*** Input material ***

@@ -108,7 +113,7 @@
         constexpr int slot = decltype(slot_c)::value;
 #pragma unroll
         for (int i = 0; i < A_CHUNKS; ++i) {
-            int id = tid + i * 256;
+            int id = tid + i * NT;
             if (A_FULL || id < BM * CPRA) {
                 if constexpr (XS) {
                     const uint4 v = a_reg[slot][i];
@@ -131,7 +136,7 @@
         }
 #pragma unroll
         for (int i = 0; i < W_CHUNKS; ++i) {
-            int id = tid + i * 256;
+            int id = tid + i * NT;
             if (W_FULL || id < BN * CPR) {
 #pragma unroll
                 for (int p2 = 0; p2 < NWP; ++p2)
@@ -146,9 +151,14 @@
 #pragma unroll
         for (int j = 0; j < NF; ++j) acc[i][j] = float4_t{0.f, 0.f, 0.f, 0.f};
 
-    auto compute = [&](int st) {
-        const T* as = As + (st * BM + wm * (BM / WM) + l16) * LR;
-        const T* ws = Ws + (st * BN + wn * (BN / WN) + l16) * LR;
+    auto compute = [&](int st, int steps) {
+        const T* as0 = As + (st * BM + wm * (BM / WM) + l16) * LR;
+        const T* ws0 = Ws + (st * BN + wn * (BN / WN) + l16) * LR;
+#pragma unroll
+        for (int ks = 0; ks < KS; ++ks) {
+        if (ks >= steps) break;
+        const T* as = as0 + ks * 32;
+        const T* ws = ws0 + ks * 32;
         if constexpr (sizeof(T) == 2) {
             short8_t bfr[NWP][NF];
 #pragma unroll
@@ -186,6 +196,7 @@
                         for (int j = 0; j < NF; ++j)
                             acc[i][j] = __builtin_amdgcn_mfma_f32_16x16x4f32(af[i][s], bfr[j][s], acc[i][j], 0, 0, 0);
             }
+        }
         }
     };
     auto for_each_slot = [&](auto&& fn) {
@@ -193,22 +204,26 @@
         (std::make_integer_sequence<int, STAGES>{});
     };
     for_each_slot([&](auto sc) { load_tile(decltype(sc)::value, sc); });
+    auto lds_stage = [](int kt0, int slot) { return (STAGES % 2 == 0) ? (slot & 1) : ((kt0 + slot) & 1); };
+    const int nkf = nk32 / KS;
     int kt0 = 0;
-    for (; kt0 + STAGES <= nk; kt0 += STAGES) {
+    for (; kt0 + STAGES <= nkf; kt0 += STAGES) {
         for_each_slot([&](auto sc) {
             const int kt = kt0 + decltype(sc)::value;
-            store_tile(decltype(sc)::value & 1, sc);
+            const int st = lds_stage(kt0, decltype(sc)::value);
+            store_tile(st, sc);
             load_tile(kt + STAGES, sc);
             __syncthreads();
-            compute(decltype(sc)::value & 1);
+            compute(st, KS);
         });
     }
     for_each_slot([&](auto sc) {
         const int kt = kt0 + decltype(sc)::value;
         if (kt < nk) {
-            store_tile(decltype(sc)::value & 1, sc);
+            const int st = lds_stage(kt0, decltype(sc)::value);
+            store_tile(st, sc);
             __syncthreads();
-            compute(decltype(sc)::value & 1);
+            compute(st, KS == 1 ? 1 : nk32 - kt * KS);
         }
     });
 
@@ -335,17 +350,46 @@
     }
 }
 
-template <typename T, typename TA, int NS, int BM, int BN, int WM, int WN, int NWP = 1>
+template <typename T, typename TA, int NS, int BM, int BN, int WM, int WN, int NWP = 1, int KS = 1, int STG = 0>
 static int launch_cfg(const GemmParams& p, hipStream_t s) {
     dim3 grid((p.N + BN - 1) / BN, (p.M + BM - 1) / BM, p.batch);
-    size_t lds = (size_t)2 * (NS * BM + NWP * BN) * Frag<T>::LDS_ROW * sizeof(T);
-    const size_t lds_epi = (size_t)4 * 16 * (BN / WN + 4) * sizeof(float);
+    constexpr int LR = KS == 1 ? Frag<T>::LDS_ROW : 32 * KS + 16;
+    size_t lds = (size_t)2 * (NS * BM + NWP * BN) * LR * sizeof(T);
+    static_assert((size_t)2 * (NS * BM + NWP * BN) * LR * sizeof(T) <= 160 * 1024, "operand tiles: at most the CU's 160 KB of LDS");
+    const size_t lds_epi = (size_t)WM * WN * 16 * (BN / WN + 4) * sizeof(float);
     if (lds_epi > lds) lds = lds_epi;
-    MMX_LDS_OPT_IN((gemm_win_kernel<T, TA, NS, BM, BN, WM, WN, NWP>), lds);
-    hipLaunchKernelGGL((gemm_win_kernel<T, TA, NS, BM, BN, WM, WN, NWP>), grid, dim3(256), lds, s, p);
+    MMX_LDS_OPT_IN((gemm_win_kernel<T, TA, NS, BM, BN, WM, WN, NWP, KS, STG>), lds);
+    hipLaunchKernelGGL((gemm_win_kernel<T, TA, NS, BM, BN, WM, WN, NWP, KS, STG>), grid, dim3(WM * WN * 64), lds, s, p);
     MMX_LAUNCH_CHECK();
     return MMX_OK;
 }
+
+constexpr int gemm_tile_select(int ns, int nwp, long M, long N, long K, long batch) {
+    auto blocks = [&](int bm, int bn) { return ((M + bm - 1) / bm) * ((N + bn - 1) / bn) * batch; };
+    if (nwp > 1) return (blocks(64, 64) >= 64 || M > 32) ? MMX_TILE_64x64 : MMX_TILE_32x64;
+    if (ns == 2 && N % 256 == 0 && K >= 4096 && blocks(128, 256) >= 250) return MMX_TILE_DEEP_128x256;
+    const long b128 = blocks(128, 128);
+    if (N > 64 && (b128 >= 1024 || (K >= 1024 && b128 >= 512))) return MMX_TILE_128x128;
+    if (N <= 64 && blocks(128, 64) >= 512) return MMX_TILE_128x64;
+    if (blocks(64, 64) >= 64 || M > 32) return MMX_TILE_64x64;
+    return MMX_TILE_32x64;
+}
+static_assert(gemm_tile_select(2, 1, 4460, 768, 5376, 5) == MMX_TILE_DEEP_128x256, "DAC block 1 conv7, largest flow group");
+static_assert(gemm_tile_select(2, 1, 1690, 768, 5376, 6) == MMX_TILE_DEEP_128x256, "DAC block 1 conv7, smallest measured grid");
+static_assert(gemm_tile_select(2, 1, 900, 768, 5376, 4) == MMX_TILE_64x64, "DAC block 1 conv7, 96 deep workgroups: not measured, as before");
+static_assert(gemm_tile_select(2, 1, 4460, 768, 768, 5) == MMX_TILE_128x128, "DAC block 1 conv1");
+static_assert(gemm_tile_select(2, 1, 17840, 384, 2688, 5) == MMX_TILE_128x128, "DAC block 2 conv7");
+static_assert(gemm_tile_select(2, 1, 17840, 384, 384, 5) == MMX_TILE_128x128, "DAC block 2 conv1");
+static_assert(gemm_tile_select(2, 1, 893, 3840, 3072, 5) == MMX_TILE_128x128, "DAC block 1 transposed conv");
+static_assert(gemm_tile_select(3, 1, 1600, 9728, 896, 1) == MMX_TILE_64x64, "prompt pass gate / up");
+static_assert(gemm_tile_select(3, 1, 1600, 896, 4864, 1) == MMX_TILE_64x64, "prompt pass down");
+static_assert(gemm_tile_select(3, 1, 1600, 1152, 896, 1) == MMX_TILE_64x64, "prompt pass q / k / v");
+static_assert(gemm_tile_select(3, 1, 1600, 896, 896, 1) == MMX_TILE_64x64, "prompt pass o");
+static_assert(gemm_tile_select(2, 1, 896, 256, 768, 10) == MMX_TILE_64x64, "flow ResNet conv, 10 sequences");
+static_assert(gemm_tile_select(2, 1, 2000, 1024, 256, 1) == MMX_TILE_64x64, "flow GELU projection");
+static_assert(gemm_tile_select(2, 1, 2000, 256, 1024, 1) == MMX_TILE_64x64, "flow feed-forward out");
+static_assert(gemm_tile_select(2, 1, 512, 1024, 256, 16) == MMX_TILE_64x64, "flow, 16 sequences: 256 128-tiles");
+static_assert(gemm_tile_select(2, 1, 10, 3584, 1024, 1) == MMX_TILE_32x64, "flow time embedding");
 
 template <typename T, typename TA, int NS, int NWP = 1>
 static int launch_T(const GemmParams& p, hipStream_t s, int force_tile) {
@@ -362,26 +406,24 @@
     MMX_CHECK_ARG((double)a_rows * (double)p.lda * sizeof(TA) < 2147483000.0 &&
                   (double)p.N * (double)p.ldw * sizeof(T) < 2147483000.0);
     MMX_CHECK_ARG(p.act2 == ACT_NONE || (p.act2 == ACT_MISH && p.act == ACT_NONE));
-    auto blocks = [&](int bm, int bn) { return (long)((p.M + bm - 1) / bm) * ((p.N + bn - 1) / bn) * p.batch; };
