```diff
@@ -114,6 +122,7 @@
 static_assert(128 * kRegsMma + NT7 * kRegsWorker <= NT7_ALL * 96, "setmaxnreg split must fit the CTA's register allocation");
 constexpr int kBarRdyA = 2, kBarRdyB = 3;
 constexpr int kBarMma = 4;
+constexpr int kLossC = 0, kIdxC = 1, kXtC = 2;
 __device__ __forceinline__ void mma_sync() { asm volatile("bar.sync %0, 128;" ::"n"(kBarMma) : "memory"); }
 
 template <int ACT>
@@ -132,6 +141,7 @@
     const MlpDesc d = role ? critic : actor;
     const int act = ACT >= 0 ? ACT : d.act;
     const bool relu = act == B200RL_ACT_RELU;
+    constexpr bool lean = ACT == B200RL_ACT_RELU;
     const int64_t poff = role ? actor.nparams() : 0;
     const float* __restrict__ p = params + poff;
     const int tid = threadIdx.x, warp = tid >> 5, lane = tid & 31;
@@ -172,7 +182,7 @@
                 for (int hh = 0; hh < 2; ++hh)
                     *reinterpret_cast<float2*>(sm.D + d_off(64 * h + row0 + 8 * hh, 8 * j + col0)) = make_float2(dacc[4 * j + 2 * hh], dacc[4 * j + 2 * hh + 1]);
         };
-        auto gemm1 = [&](int h) { gemm_ts3<0>(dacc, sm.AH_full, sm.AH_lo, h, dB1k, 2 * G_F); };
+        auto gemm1 = [&](int h, int abuf) { gemm_ts3<0>(dacc, h1_hi(sm, abuf), h1_lo(sm, abuf), h, dB1k, 2 * G_F); };
         auto gemm2 = [&](int h) { gemm_ts3<1>(dacc, sm.FP_full, sm.FP_lo, h, dB1t, 2 * GW_S); };
         auto store_dp1 = [&](int h, int pbuf) {
 #pragma unroll
@@ -188,8 +198,8 @@
                         v1 = ((pos >> (8 * j + 1)) & 1u) ? v1 : 0.f;
                     } else {
                         const float inv_h = 1.0f / kScaleH;
-                        const float2 hf = __half22float2(*reinterpret_cast<const __half2*>(sm.FH_full + off));
-                        const float2 lf = __half22float2(*reinterpret_cast<const __half2*>(sm.FH_lo + off));
+                        const float2 hf = __half22float2(*reinterpret_cast<const __half2*>(h1_hi(sm, lean ? pbuf : 1) + off));
+                        const float2 lf = __half22float2(*reinterpret_cast<const __half2*>(h1_lo(sm, lean ? pbuf : 1) + off));
                         v0 *= dact_f(act, (hf.x + lf.x) * inv_h);
                         v1 *= dact_f(act, (hf.y + lf.y) * inv_h);
                     }
@@ -202,7 +212,8 @@
         };
         auto gemm3 = [&](int buf) {
             const uint64_t dPh = wg::make_desc(wg::smem_u32(sm.FP_full), GF_T, GS_T), dPl = wg::make_desc(wg::smem_u32(sm.FP_lo), GF_T, GS_T);
-            const uint64_t dHh = wg::make_desc(wg::smem_u32(sm.FH_full), GF_T, GS_T), dHl = wg::make_desc(wg::smem_u32(sm.FH_lo), GF_T, GS_T);
+            const int hb = lean ? buf : 1;
+            const uint64_t dHh = wg::make_desc(wg::smem_u32(h1_hi(sm, hb)), GF_T, GS_T), dHl = wg::make_desc(wg::smem_u32(h1_lo(sm, hb)), GF_T, GS_T);
             wg::fence();
 #pragma unroll
             for (int k = 0; k < 8; ++k) {
@@ -257,7 +268,7 @@
         };
         if (cta < ntiles) {
             ready_wait(kBarRdyB);
-            for (int h = 0; h < 2; ++h) { gemm1(h); store_d(h); }
+            for (int h = 0; h < 2; ++h) { gemm1(h, 0); store_d(h); }
             wg::mbar_arrive(&sm.bar1);
         }
         int buf = 0;
@@ -267,7 +278,7 @@
             wg::fence_proxy_async();
             if (tile + nctas < ntiles) {
                 ready_wait(kBarRdyB);
-                for (int h = 0; h < 2; ++h) { gemm1(h); store_d(h); }
+                for (int h = 0; h < 2; ++h) { gemm1(h, lean ? buf ^ 1 : 0); store_d(h); }
                 wg::mbar_arrive(&sm.bar1);
             }
             gemm3(buf);
@@ -289,6 +300,7 @@
     bool gemm4_pending = false;
     int xbuf = 0;
     int pbuf = 0;
+    int gpar = 0;
 #ifdef B200RL_K7_TIMING
     long long tprev_ = clock64();
 #endif
@@ -304,17 +316,22 @@
         for (int k = 0; k < kInMax; ++k) { x[k] = 0.f; a[k] = 0.f; }
         if (g < 0) return;
         if (b.rec) {
-            const float4 v0 = b.rec[2 * (int64_t)g], v1 = b.rec[2 * (int64_t)g + 1];
+            const float4 v0 = b.rec[2 * (int64_t)g];
             x[0] = v0.x; x[1] = v0.y; x[2] = v0.z; x[3] = v0.w;
-            a[0] = v1.x; a[1] = v1.y; a[2] = v1.z; a[3] = v1.w;
+            if (c == kLossC || !lean) {
+                const float4 v1 = b.rec[2 * (int64_t)g + 1];
+                a[0] = v1.x; a[1] = v1.y; a[2] = v1.z; a[3] = v1.w;
+            }
         } else {
 #pragma unroll
             for (int i = 0; i < kInMax; ++i)
                 if (i < b.ns) x[i] = b.states[(int64_t)b.ns * g + i];
-            a[0] = reinterpret_cast<const float*>(b.actions)[g];
-            a[1] = b.logp_old ? b.logp_old[g] : 0.f;
-            a[2] = b.adv[g];
-            a[3] = b.ret[g];
+            if (c == kLossC || !lean) {
+                a[0] = reinterpret_cast<const float*>(b.actions)[g];
+                a[1] = b.logp_old ? b.logp_old[g] : 0.f;
+                a[2] = b.adv[g];
+                a[3] = b.ret[g];
+            }
         }
     };
     float pfx[kInMax] = {0.f, 0.f, 0.f, 0.f}, pfa[4] = {0.f, 0.f, 0.f, 0.f};
@@ -332,11 +349,13 @@
     auto publish = [&](int64_t t) {
 #pragma unroll
         for (int i = 0; i < kInMax; ++i) xo[i] = pfx[i];
-        aux[0] = pfa[0];
-        aux[1] = role == 0 ? pfa[1] : 0.f;
-        aux[2] = role == 0 ? (hp.normalize_adv ? (pfa[2] - mean) * inv_std : pfa[2]) : 0.f;
-        aux[3] = role == 0 ? 0.f : pfa[3];
-        if (c == 0) {
+        if (c == kLossC || !lean) {
+            aux[0] = pfa[0];
+            aux[1] = role == 0 ? pfa[1] : 0.f;
+            aux[2] = role == 0 ? (hp.normalize_adv ? (pfa[2] - mean) * inv_std : pfa[2]) : 0.f;
+            aux[3] = role == 0 ? 0.f : pfa[3];
+        }
+        if (c == (lean ? kXtC : 0)) {
             uint32_t h01, l01, h23, l23;
             split2(xo[0] * kScaleX, xo[1] * kScaleX, h01, l01);
             split2(xo[2] * kScaleX, xo[3] * kScaleX, h23, l23);
@@ -347,7 +366,9 @@
         K7_T(16);
         xbuf ^= 1;
         request(gi_next, pfx, pfa);
-        gi_next = index_of(t + 2 * nctas);
+        if (b.idx || !lean) gi_next = index_of(t + 2 * nctas);
+        else if (c == kIdxC) sm.GI[gpar][s] = index_of(t + 2 * nctas);
+        gpar ^= 1;
         K7_T(17);
     };
     auto layer1 = [&]() {
@@ -374,9 +395,9 @@
             split2(h[2], h[3], hi8[2 * ch + 1], lo8[2 * ch + 1]);
         }
         if (relu) reinterpret_cast<uint16_t*>(&sm.H1pos[pbuf][s])[c] = (uint16_t)pos;
+        store16_feat(h1_hi(sm, lean ? pbuf : 0), 16 * c, s, hi8);
+        store16_feat(h1_lo(sm, lean ? pbuf : 0), 16 * c, s, lo8);
         pbuf ^= 1;
-        store16_feat(sm.AH_full, 16 * c, s, hi8);
-        store16_feat(sm.AH_lo, 16 * c, s, lo8);
     };
     if (cta < ntiles) {
         request(index_of(cta), pfx, pfa);
@@ -412,17 +433,30 @@
         K7_T(1);
         group_sync(q);
         K7_T(2);
-        {
+        float dz[kNo];
+        if (c == kLossC || !lean) {
+            if (lean) d_st16(sm.D, s, 16 * c, h2);
             float z[kNo];
 #pragma unroll
             for (int o = 0; o < kNo; ++o)
                 z[o] = sm.b3[o] + ((sm.Zp[o * TM + s] + sm.Zp[(kNo + o) * TM + s]) + (sm.Zp[(2 * kNo + o) * TM + s] + sm.Zp[(3 * kNo + o) * TM + s]));
             const bool valid = (tile * TM + s) < b.B;
             const policy::LossOut<kNo> lo_ = policy::sample_loss(actor.heads2, actor.nout, role, hp, b.inv_B, z, aux[0], aux[1], aux[2], aux[3]);
-            float dz[kNo];
 #pragma unroll
             for (int o = 0; o < kNo; ++o) dz[o] = valid ? lo_.dz[o] : 0.f;
-            if (c == 0 && valid) { l0 += lo_.l0; l1 += lo_.l1; gb3a0 += dz[0]; gb3a1 += dz[1]; }
+            if (c == kLossC && valid) { l0 += lo_.l0; l1 += lo_.l1; gb3a0 += dz[0]; gb3a1 += dz[1]; }
+            if (lean) {
+#pragma unroll
+                for (int o = 0; o < kNo; ++o) sm.DZ[o * TM + s] = dz[o];
+                group_sync(q);
+                d_ld16(sm.D, s, 16 * c, h2);
+            }
+        } else {
+            group_sync(q);
+#pragma unroll
+            for (int o = 0; o < kNo; ++o) dz[o] = sm.DZ[o * TM + s];
+        }
+        {
             const float dzs0 = dz[0] * scale_p, dzs1 = dz[1] * scale_p;
             float dp[16];
 #pragma unroll
@@ -446,7 +480,7 @@
             K7_T(4);
             store16_feat(sm.FP_full, 16 * c, s, hi8);
             store16_feat(sm.FP_lo, 16 * c, s, lo8);
-            {
+            if (!lean) {
                 const uint32_t off = fimg_off(16 * c, s);
                 const uint4 h0 = *reinterpret_cast<const uint4*>(sm.AH_full + off), h1 = *reinterpret_cast<const uint4*>(sm.AH_full + off + GS_T);
                 const uint4 l0 = *reinterpret_cast<const uint4*>(sm.AH_lo + off), l1 = *reinterpret_cast<const uint4*>(sm.AH_lo + off + GS_T);
@@ -466,6 +500,7 @@
         gemm4_pending = true;
         K7_T(7);
         if (has_next) {
+            if (lean && !b.idx) gi_next = sm.GI[gpar ^ 1][s];
             publish(tile + nctas);
             layer1();
             wg::fence_proxy_async();
@@ -522,7 +557,7 @@
         }
         worker_sync();
     }
-    if (c == 0) { red[s] = gb3a0; red[TM + s] = gb3a1; }
+    if (c == kLossC) { red[s] = gb3a0; red[TM + s] = gb3a1; }
     worker_sync();
     if (warp < d.nout) {
         float a = (red[warp * TM + lane] + red[warp * TM + 32 + lane]) + (red[warp * TM + 64 + lane] + red[warp * TM + 96 + lane]);
```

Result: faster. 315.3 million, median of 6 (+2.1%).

*** End of Input material ***

*Exercise prompt*
Print the first line of the records above and each line after it, exactly, through the line with "-186,6 +196,7 @@".

*Task result*
@@ -108,7 +113,7 @@
         constexpr int slot = decltype(slot_c)::value;
 #pragma unroll
         for (int i = 0; i < A_CHUNKS; ++i) {
-            int id = tid + i * 256;
+            int id = tid + i * NT;
             if (A_FULL || id < BM * CPRA) {
                 if constexpr (XS) {
                     const uint4 v = a_reg[slot][i];
@@ -131,7 +136,7 @@
         }
 #pragma unroll
         for (int i = 0; i < W_CHUNKS; ++i) {
-            int id = tid + i * 256;
+            int id = tid + i * NT;
             if (W_FULL || id < BN * CPR) {
 #pragma unroll
                 for (int p2 = 0; p2 < NWP; ++p2)
@@ -146,9 +151,14 @@
 #pragma unroll
         for (int j = 0; j < NF; ++j) acc[i][j] = float4_t{0.f, 0.f, 0.f, 0.f};
 
-    auto compute = [&](int st) {
-        const T* as = As + (st * BM + wm * (BM / WM) + l16) * LR;
-        const T* ws = Ws + (st * BN + wn * (BN / WN) + l16) * LR;
+    auto compute = [&](int st, int steps) {
+        const T* as0 = As + (st * BM + wm * (BM / WM) + l16) * LR;
+        const T* ws0 = Ws + (st * BN + wn * (BN / WN) + l16) * LR;
+#pragma unroll
+        for (int ks = 0; ks < KS; ++ks) {
+        if (ks >= steps) break;
+        const T* as = as0 + ks * 32;
+        const T* ws = ws0 + ks * 32;
         if constexpr (sizeof(T) == 2) {
             short8_t bfr[NWP][NF];
 #pragma unroll
@@ -186,6 +196,7 @@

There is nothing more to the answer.